Era una tecnica evidentemente collaudata e ingegnosa quella messa in atto dalla coppia che operava in concorso. Mentre lui, dopo averle prelevate dal bancale originario, provvedeva a staccare le etichette antitaccheggio delle bottiglie, che venivano lasciate tra gli scaffali del settore per gli animali domestici – ritenuto più sicuro perché appartato e meno frequentato – lei, subito dopo, giungeva sul posto per nasconderle in una capiente borsa rossa.

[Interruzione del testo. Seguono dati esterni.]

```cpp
struct BandAll { int first[kLevels + 1]; int qcap[kLevels]; int xcd_map; int lpr[kLevels]; };
bool launch_pyramid_fused(const Plan& P, const FrameSrc& S, const DeviceScratch& D, int n_frames, hipStream_t st, Profiler* prof,
                          int* clr_a = nullptr, int n_a = 0, int* clr_b = nullptr, int n_b = 0,
                          const uint8_t* src_alt = nullptr, uint8_t* copy_dst = nullptr);
bool pyramid_fused_available(const Plan& P);
bool latency_zero_copy(const Plan& P, const LaunchCtx& ctx, const Profiler* prof);
void launch_pyramid_level(const Plan& P, const FrameSrc& S, const DeviceScratch& D, int n_frames, hipStream_t st, Profiler* prof, int l);
void launch_pyramid_and_band_latency(const Plan& P, const FrameSrc& S, const DeviceScratch& D, int n_frames, hipStream_t st,
                                     Profiler* prof, LaunchCtx& ctx);
void launch_pyramid_pass(const Plan& P, const FrameSrc& S, const DeviceScratch& D, int n_frames, hipStream_t st, Profiler* prof);
int pyramid_set_attributes();
void launch_fast_blur_tile(const Plan& P, const FrameSrc& S, const DeviceScratch& D, int n_frames, hipStream_t st, Profiler* prof);

void launch_extract_chunk(const Plan& P, const FrameSrc& S, const DeviceScratch& D, int n_frames,
                          aria_keypoint* d_kps, uint8_t* d_desc, int* d_counts, int kp_cap, hipStream_t st,
                          Profiler* prof, LaunchCtx& ctx);

}
```

aria_slam_amd/csrc/orb_kernels.hip:

```cpp
#include <hip/hip_runtime.h>

#include <cfloat>
#include <cstdint>
#include <cstdlib>

#include "common.h"
#include "orb_device.h"
#include "orb_kernels.h"

namespace aria {

struct PatternLaneMajor { uint32_t w[16][16]; };
constexpr PatternLaneMajor make_pattern_lane_major() {
    constexpr int src[1024] = {
#include "orb_pattern_31.inc"
    };
    PatternLaneMajor p{};
    for (int l = 0; l < 16; l++)
        for (int it = 0; it < 16; it++) {
            const int t = 16 * it + l;
            p.w[l][it] = ((uint32_t)(src[4 * t] & 0xFF)) | ((uint32_t)(src[4 * t + 1] & 0xFF) << 8) |
                         ((uint32_t)(src[4 * t + 2] & 0xFF) << 16) | ((uint32_t)(src[4 * t + 3] & 0xFF) << 24);
        }
    return p;
// ... 470 lines not shown
                uint32_t u = __float_as_uint(r);
                u = (u & 0x80000000u) ? ~u : (u | 0x80000000u);
                key = ((unsigned long long)(~u) << 32) | ((uint32_t)y << 16) | (uint32_t)x;
            }
            const unsigned long long m = __ballot(keep);
            if (m) {
                const int lane = tid & 63, leader = __ffsll((long long)m) - 1;
                int base = 0;
                if (lane == leader) base = atomicAdd(&s_misc[1], __popcll(m));
                base = __shfl(base, leader);
                if (keep) ovf_st(&K[base + __popcll(m & ((1ull << lane) - 1ull))], key);
            }
        }
        for (long long i = n1 + tid; i < np; i += 256) ovf_st(&K[i], ~0ull);
        __syncthreads();
        for (long long k = 2; k <= np; k <<= 1)
            for (long long j = k >> 1; j > 0; j >>= 1) {
                for (long long t = tid; t < (np >> 1); t += 256) {
                    const long long a = ((t & ~(j - 1)) << 1) | (t & (j - 1)), b = a | j;
                    const unsigned long long xa = ovf_ld(&K[a]), xb = ovf_ld(&K[b]);
                    if ((xa > xb) == ((a & k) == 0)) { ovf_st(&K[a], xb); ovf_st(&K[b], xa); }
                }
                __syncthreads();
            }
        int n2 = n1;
        if (n1 > q) {
            const uint32_t cut = (uint32_t)(ovf_ld(&K[q - 1]) >> 32);
            for (int i = q + tid; i < n1; i += 256)
                if ((uint32_t)(ovf_ld(&K[i]) >> 32) == cut) atomicAdd(&s_misc[2], 1);
            __syncthreads();
            n2 = q + s_misc[2];
        }
        const int extra = max(n2 - g.sel_cap, 0), extra4 = (extra + 3) & ~3;
        if (tid == 0) {
            int ob = 0;
            if (extra4 > 0) {
                ob = atomicAdd(&ovf[1], extra4);
                if (ob + extra4 > osel_cap) { atomicOr(err, ERRBIT_SEL_OVERFLOW); ob = -1; }
            }
            s_misc[4] = ob;
        }
        __syncthreads();
        const int ob = s_misc[4];
        if (ob < 0) n2 = g.sel_cap;
        uint4* out = sel + (int64_t)frame * P.sel_frame_entries + g.sel_off;
        const uint32_t tag = (uint32_t)frame | ((uint32_t)l << 24);
        for (int i = tid; i < n2; i += 256) {
            const unsigned long long kk = ovf_ld(&K[i]);
            uint32_t u = ~(uint32_t)(kk >> 32);
            u = (u & 0x80000000u) ? (u & 0x7FFFFFFFu) : ~u;
            const uint4 rec = make_uint4((uint32_t)kk, u, (uint32_t)i, tag);
            if (i < g.sel_cap) out[i] = rec;
            else osel[ob + (i - g.sel_cap)] = rec;
        }
        if (ob >= 0)
            for (int i = extra + tid; i < extra4; i += 256) osel[ob + i] = make_uint4(0u, 0u, 0xFFFFFFFFu, tag);
        if (tid == 0) sel_cnt[frame * kLevels + l] = n2;
    }
}

__global__ __launch_bounds__(256) void k_select_ovf(Plan P, FrameSrc S, const uint8_t* __restrict__ raw,
                                                    const uint32_t* __restrict__ cand, const int* __restrict__ cand_cnt,
                                                    uint4* __restrict__ sel, int* __restrict__ sel_cnt, int* __restrict__ err,
                                                    int* __restrict__ ovf, const int2* __restrict__ ovf_items,
                                                    unsigned long long* __restrict__ keys, long long keys_cap,
                                                    uint4* __restrict__ osel, int osel_cap) {
    __shared__ int s_hist[256];
    __shared__ __attribute__((aligned(8))) int s_misc[8];
    const int n_items = min(ovf[0], kOvfItems);
    for (int it = blockIdx.x; it < n_items; it += gridDim.x)
        select_ovf_item(P, S, raw, cand, cand_cnt, sel, sel_cnt, err, ovf, keys, keys_cap, osel, osel_cap, ovf_items[it].x,
                        ovf_items[it].y, s_hist, s_misc);
}

__device__ __forceinline__ float fast_atan2_deg(float y, float x) {
    const float p1 = 0.9997878412794807f * (float)(180 / 3.1415926535897932384626433832795);
    const float p3 = -0.3258083974640975f * (float)(180 / 3.1415926535897932384626433832795);
    const float p5 = 0.1555786518463281f * (float)(180 / 3.1415926535897932384626433832795);
    const float p7 = -0.04432655554792128f * (float)(180 / 3.1415926535897932384626433832795);
    const float ax = fabsf(x), ay = fabsf(y);
    float a, c, c2;
    if (ax >= ay) {
        c = ay / (ax + (float)DBL_EPSILON);
        c2 = c * c;
        a = (((p7 * c2 + p5) * c2 + p3) * c2 + p1) * c;
    } else {
        c = ax / (ay + (float)DBL_EPSILON);
        c2 = c * c;
        a = 90.f - (((p7 * c2 + p5) * c2 + p3) * c2 + p1) * c;
    }
    if (x < 0) a = 180.f - a;
    if (y < 0) a = 360.f - a;
    return a;
}

__device__ __forceinline__ void det_sincos(double x, double& s, double& c) {
    const double invpio2 = 6.36619772367581382433e-01;
    const double pio2_hi = 1.57079632673412561417e+00;
    const double pio2_lo = 6.07710050650619224932e-11;
    const double S1 = -1.66666666666666324348e-01, S2 = 8.33333333332248946124e-03,
                 S3 = -1.98412698298579493134e-04, S4 = 2.75573137070700676789e-06,
                 S5 = -2.50507602534068634195e-08, S6 = 1.58969099521155010221e-10;
    const double C1 = 4.16666666666666019037e-02, C2 = -1.38888888888741095749e-03,
                 C3 = 2.48015872894767294178e-05, C4 = -2.75573143513906633035e-07,
                 C5 = 2.08757232129817482790e-09, C6 = -1.13596475577881948265e-11;
    const double fn = floor(x * invpio2 + 0.5);
    const double r = (x - fn * pio2_hi) - fn * pio2_lo;
    const double z = r * r;
    const double sp = S2 + z * (S3 + z * (S4 + z * (S5 + z * S6)));
    const double sn = r + (z * r) * (S1 + z * sp);
    const double cp = z * (C1 + z * (C2 + z * (C3 + z * (C4 + z * (C5 + z * C6)))));
    const double cs = 1.0 - (0.5 * z - z * cp);
    const int qd = (int)fn & 3;
    s = (qd == 0) ? sn : (qd == 1) ? cs : (qd == 2) ? -sn : -cs;
    c = (qd == 0) ? cs : (qd == 1) ? -sn : (qd == 2) ? -cs : sn;
}

__device__ __forceinline__ int wave_sum(int v) {
    v += __builtin_amdgcn_update_dpp(0, v, 0xB1, 0xF, 0xF, true);
    v += __builtin_amdgcn_update_dpp(0, v, 0x4E, 0xF, 0xF, true);
    v += __builtin_amdgcn_update_dpp(0, v, 0x141, 0xF, 0xF, true);
    v += __builtin_amdgcn_update_dpp(0, v, 0x140, 0xF, 0xF, true);
    v += __builtin_amdgcn_update_dpp(0, v, 0x142, 0xA, 0xF, false);
    v += __builtin_amdgcn_update_dpp(0, v, 0x143, 0xC, 0xF, false);
    return __builtin_amdgcn_readlane(v, 63);
}

constexpr int kDescR = 18;
constexpr int kDescRows = 2 * kDescR + 1;
constexpr int kDescPitch = 64;
constexpr int kDescWaves = 2;
constexpr int kDescKp = 4 * kDescWaves;
constexpr int kIcPitch = 48;
struct __attribute__((packed, aligned(4))) DwordQuad { uint32_t a, b, c, d; };
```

Ed è stata proprio questa borsa così caratteristica, insieme ad altri elementi come il tatuaggio sulla spalla e alcuni bracciali al polso e alle caviglie, a consentire agli agenti della Squadra di polizia Giudiziaria del Comando di polizia Locale di Rimini di individuarla, nonostante le mascherine anticovid ne nascondessero i lineamenti, e procedere così al fermo della ragazza e alla successiva denuncia per furto aggravato in concorso e continuato.

Il 16 agosto, quando il legale rappresentante del supermercato aveva sporto denuncia in procura, consegnando le registrazioni delle telecamere di sorveglianza che immortalavano momento per momento il furto, veniva infatti segnalata direttamente al responsabile della Squadra di polizia giudiziaria che la ragazza era ancora in azione. Individuata poco distante nel parco dopo averla seguita, con l’ausilio degli agenti del Reparto mobile chiamati a rinforzo, la 24enne veniva fermata per poi essere identificata e denunciata. Recuperate anche le bottiglie di amaro rubate, ancora una volta nascoste nella borsa.

Dalle prime informazioni raccolte è emerso che gli alcolici venivano venduti sottobanco a pochi euro ai titolari di alcuni minimarket cittadini su cui la polizia Locale riminese sta compiendo indagini per giungere alla loro identificazione e alla successiva denuncia per ricettazione.